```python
@BACKBONES.register_module()
class ViT_CLIP(nn.Module):

    def __init__(self, input_resolution: int, num_frames: int, patch_size: int, width: int, layers: int, heads: int,
                 drop_path_rate, adapter_scale=0.5, pretrained=None, shift=False, checkpoint=False):
        super().__init__()
        if shift:
            raise NotImplementedError("ViT_CLIP(shift=True) is dead code in the reference and is not supported")
        if width % heads != 0 or width // heads != 64:
            raise ValueError("the HIP attention kernels are built for head_dim 64 (ViT-B/16, ViT-L/14)")
        self.input_resolution = input_resolution
        self.pretrained = pretrained
        self.patch_size = patch_size
        self.width, self.layers, self.heads = width, layers, heads
        self.conv1 = nn.Conv2d(in_channels=3, out_channels=width, kernel_size=patch_size, stride=patch_size, bias=False)
        scale = width ** -0.5
        self.class_embedding = nn.Parameter(scale * torch.randn(width))
        self.positional_embedding = nn.Parameter(scale * torch.randn((input_resolution // patch_size) ** 2 + 1, width))
        self.ln_pre = LayerNorm(width)
        self.num_frames = num_frames
        self.temporal_embedding = nn.Parameter(torch.zeros(1, num_frames, width))
        self.shift = shift
        self.checkpoint = checkpoint
        self.transformer = Transformer(num_frames, width, layers, heads, scale=adapter_scale, drop_path=drop_path_rate)
        self.ln_post = LayerNorm(width)
        self._frozen_cache = None
        self._norm_mean = self._norm_std = None
        self._norm_now = (None, None)
        self._blend_next = None
        self._blend_now = None
        self.grad_in_place = False
        self.grad_ready_hook = None
        self._fp8_cache = None
        self.weights_epoch = 0
        self.variant = 'vit_clip'
        self.inference_precision = 'fp8' if os.environ.get("AIM_INFER_FP8", "0") == "1" else 'bf16'
        self._cast_table = None
        self.precision = 'bf16'

    def set_precision(self, precision: str):
        if precision not in ('bf16', 'fp32'):
            raise ValueError("precision must be 'bf16' or 'fp32'")
        self.precision = precision
        return self

    def init_weights(self, pretrained=None):
        def _init_weights(m):
            if isinstance(m, nn.Linear):
                nn.init.trunc_normal_(m.weight, std=.02)
                if m.bias is not None:
                    nn.init.constant_(m.bias, 0)
            elif isinstance(m, nn.LayerNorm):
                nn.init.constant_(m.bias, 0)
                nn.init.constant_(m.weight, 1.0)

        if pretrained:
            self.pretrained = pretrained
        if isinstance(self.pretrained, str):
            self.apply(_init_weights)
            try:
                import clip
            except ImportError as e:
                raise RuntimeError(
                    "pretrained=%r needs the OpenAI `clip` package and its downloaded weights "
                    "(reference vit_clip.py:369-372); load a CLIP visual state_dict with "
                    "load_state_dict(strict=False) instead" % (self.pretrained,)) from e
            name = "ViT-B/16" if self.layers == 12 else "ViT-L/14"
            clip_model, _ = clip.load(name, device="cpu")
            sd = clip_model.visual.state_dict()
            del clip_model
            del sd['proj']
            msg = self.load_state_dict(sd, strict=False)
            _LOG.info('Missing keys: %s', msg.missing_keys)
            _LOG.info('Unexpected keys: %s', msg.unexpected_keys)
        elif self.pretrained is None:
            self.apply(_init_weights)
        else:
            raise TypeError('pretrained must be a str or None')
        for n, m in self.transformer.named_modules():
            if n.split(".")[-1] in _ADAPTERS:
                nn.init.constant_(m.D_fc2.weight, 0)
                nn.init.constant_(m.D_fc2.bias, 0)
        for name, param in self.named_parameters():
            if ('temporal_embedding' not in name and 'ln_post' not in name and 'Adapter' not in name
                    and 'cls_head' not in name):
                param.requires_grad = False
        n_train = sum(p.numel() for p in self.parameters() if p.requires_grad)
        n_total = sum(p.numel() for p in self.parameters())
        _LOG.info('Number of total parameters: %6.2f, tunable parameters: %6.2f', n_total / 1e6, n_train / 1e6)
        self._frozen_cache = None

    @torch.jit.ignore
    def no_weight_decay(self):
        return {'absolute_pos_embed', 'temporal_embedding'}

    @torch.jit.ignore
    def no_weight_decay_keywords(self):
        return {'relative_position_bias_table', 'temporal_position_bias_table'}

    def _param_slots(self, root, tag):
        cache = self.__dict__.setdefault("_slot_cache", {})
        if tag not in cache:
            cache[tag] = [(m, n) for m in root.modules() for n in m._parameters if m._parameters[n] is not None]
        return [m._parameters[n] for m, n in cache[tag]]

    def _frozen_params(self):
        skip = set(id(p) for p in self._trainable_list())
        return [p for p in self._param_slots(self, "all") if id(p) not in skip]

    def _frozen_operands(self):
        key = tuple((p.data_ptr(), p._version) for p in self._frozen_params())
        if self._frozen_cache is not None and self._frozen_cache[0] == key:
            return self._frozen_cache[1]
        D, p = self.width, self.patch_size
        K = 3 * p * p
        Kp = (K + 63) // 64 * 64
        dev = self.conv1.weight.device
        wc = torch.zeros((D, Kp), dtype=F32, device=dev)
        wc[:, :K] = self.conv1.weight.detach().reshape(D, K).float()
        conv = torch.empty((D, Kp), dtype=BF16, device=dev)
        ops.cast_bf16(wc, conv)
        f = lambda t: t.detach().float().contiguous()
        out = dict(conv=conv, cls=f(self.class_embedding), pos=f(self.positional_embedding),
                   gpre=f(self.ln_pre.weight), bpre=f(self.ln_pre.bias),
                   blocks=[_Frozen(b) for b in self.transformer.resblocks])
        self._frozen_cache = (key, out)
        return out

    def set_inference_precision(self, precision: str):
        if precision not in ('bf16', 'fp8'):
            raise ValueError("inference precision must be 'bf16' or 'fp8'")
        self.inference_precision = precision
        return self

    def _fp8_operands(self):
        key = tuple((p.data_ptr(), p._version) for p in self._param_slots(self.transformer, "blocks")) + (self.weights_epoch,)
        if self._fp8_cache is None or self._fp8_cache[0] != key:
            self._fp8_cache = (key, [_Frozen8(b) for b in self.transformer.resblocks])
        return self._fp8_cache[1]

    def _stage_adapters(self, frozen, params):
        srcs = []
        for i in range(self.layers):
            for j, a in enumerate(_ADAPTERS):
                k = 3 + (i * 3 + j) * 4
                srcs += [params[k], params[k + 2]]
                if a == "MLP_Adapter":
                    srcs.append(params[k + 1])
        ok = all(p.dtype == F32 and p.is_contiguous() for p in srcs)
        key = tuple(p.data_ptr() for p in srcs) + (id(frozen),)
        if ok and (self._cast_table is None or self._cast_table[0] != key):
            entries = []
            for i in range(self.layers):
                for j, a in enumerate(_ADAPTERS):
                    k = 3 + (i * 3 + j) * 4
                    entries += frozen["blocks"][i].cast_entries(a, params[k].detach(), params[k + 2].detach(),
                                                                params[k + 1].detach() if a == "MLP_Adapter" else None)
            self._cast_table = (key, ops.CastTable(entries, srcs[0].device))
        if ok:
            self._cast_table[1].run()
            return True
        for i in range(self.layers):
            for j, a in enumerate(_ADAPTERS):
                k = 3 + (i * 3 + j) * 4
                for src, dst, tr in frozen["blocks"][i].cast_entries(a, params[k].detach().float().contiguous(),
                                                                     params[k + 2].detach().float().contiguous()):
                    ops.cast_bf16(src, dst, transpose=tr)
        return False

    def _trainable_list(self):
        ps = [self.temporal_embedding, self.ln_post.weight, self.ln_post.bias]
        for blk in self.transformer.resblocks:
            for a in _ADAPTERS:
                m = getattr(blk, a)
                ps += [m.D_fc1.weight, m.D_fc1.bias, m.D_fc2.weight, m.D_fc2.bias]
        return ps

    @staticmethod
    def _drop_mask(N, drop_prob, scale, training, dev):
        if drop_prob > 0. and training:
            keep = 1.0 - drop_prob
            m = torch.empty(N, dtype=F32, device=dev).bernoulli_(keep)
            return m.div_(keep).mul_(scale) if keep > 0 else m.mul_(0.)
        return torch.full((N,), float(scale), dtype=F32, device=dev)

    def _drop_masks(self, N, training, dev):
        blocks = self.transformer.resblocks
        L = len(blocks)
        key = (str(dev), tuple(float(b.drop_prob) for b in blocks), tuple(float(b.scale) for b in blocks))
        cached = getattr(self, "_drop_consts", None)
        if cached is None or cached[0] != key:
            rates = torch.tensor(key[1], dtype=F32)
            scale = torch.tensor(key[2], dtype=F32)
            keep = 1.0 - rates
            fac = torch.where(keep > 0, scale / keep.clamp_min(1e-12), torch.zeros_like(keep))
            cached = (key, float(rates.max()), scale.to(dev).view(L, 1, 1), keep.to(dev).view(L, 1, 1), fac.to(dev).view(L, 1, 1))
            self._drop_consts = cached
        _, max_rate, scale_d, keep_d, fac_d = cached
        if not training or max_rate <= 0.:
            return scale_d.expand(L, 2, N).contiguous()
        u = torch.rand((L, 2, N), dtype=F32, device=dev)
        return (u < keep_d).to(F32) * fac_d

    def forward(self, x: torch.Tensor):
        blend, self._blend_next = self._blend_next, None
        if not x.is_cuda:
            raise RuntimeError("aim_amd.ViT_CLIP runs on MI355X only (HIP kernels); there is no CPU fallback")
        B, C, T, H, W = x.shape
        if T != self.num_frames:
            raise ValueError(f"expected {self.num_frames} frames, got {T}")
        if C != 3 or H != self.input_resolution or W != self.input_resolution:
            raise ValueError(f"expected input [B,3,{T},{self.input_resolution},{self.input_resolution}], got {tuple(x.shape)}")
        if x.dtype == torch.float16:
            x = x.float()
        x = x.contiguous()
        self._norm_now = (self._norm_mean, self._norm_std) if x.dtype == torch.uint8 else (None, None)
        self._norm_mean = self._norm_std = None
        if x.dtype == torch.uint8 and self._norm_now[0] is None:
            raise TypeError("uint8 clips need a GPUNormalize module hook on the backbone (module_hooks.py:35-87)")
        if blend is not None and (x.dtype not in (torch.float32, torch.uint8) or blend.partner.numel() != B):
            raise TypeError(f"a fused blending needs float32 or uint8 clips and one partner per clip, got {x.dtype} and "
                            f"{blend.partner.numel()} partners for {B} clips")
        self._blend_now = blend
        if self.precision == 'fp32':
            from .fp32_path import _BackboneFn32, forward_f32
            if torch.is_grad_enabled() and any(p.requires_grad for p in self._trainable_list()):
                return _BackboneFn32.apply(self, x, *self._trainable_list()).unsqueeze(-1).unsqueeze(-1)
            with torch.no_grad():
                return forward_f32(self, x).unsqueeze(-1).unsqueeze(-1)
        y = _BackboneFn.apply(self, torch.is_grad_enabled(), x, *self._trainable_list())
        return y.unsqueeze(-1).unsqueeze(-1)
```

——————

Work required: In the records above, locate each line with the word "srcs". Copy all such lines.

Result of this task:
        srcs = []
                srcs += [params[k], params[k + 2]]
                    srcs.append(params[k + 1])
        ok = all(p.dtype == F32 and p.is_contiguous() for p in srcs)
        key = tuple(p.data_ptr() for p in srcs) + (id(frozen),)
            self._cast_table = (key, ops.CastTable(entries, srcs[0].device))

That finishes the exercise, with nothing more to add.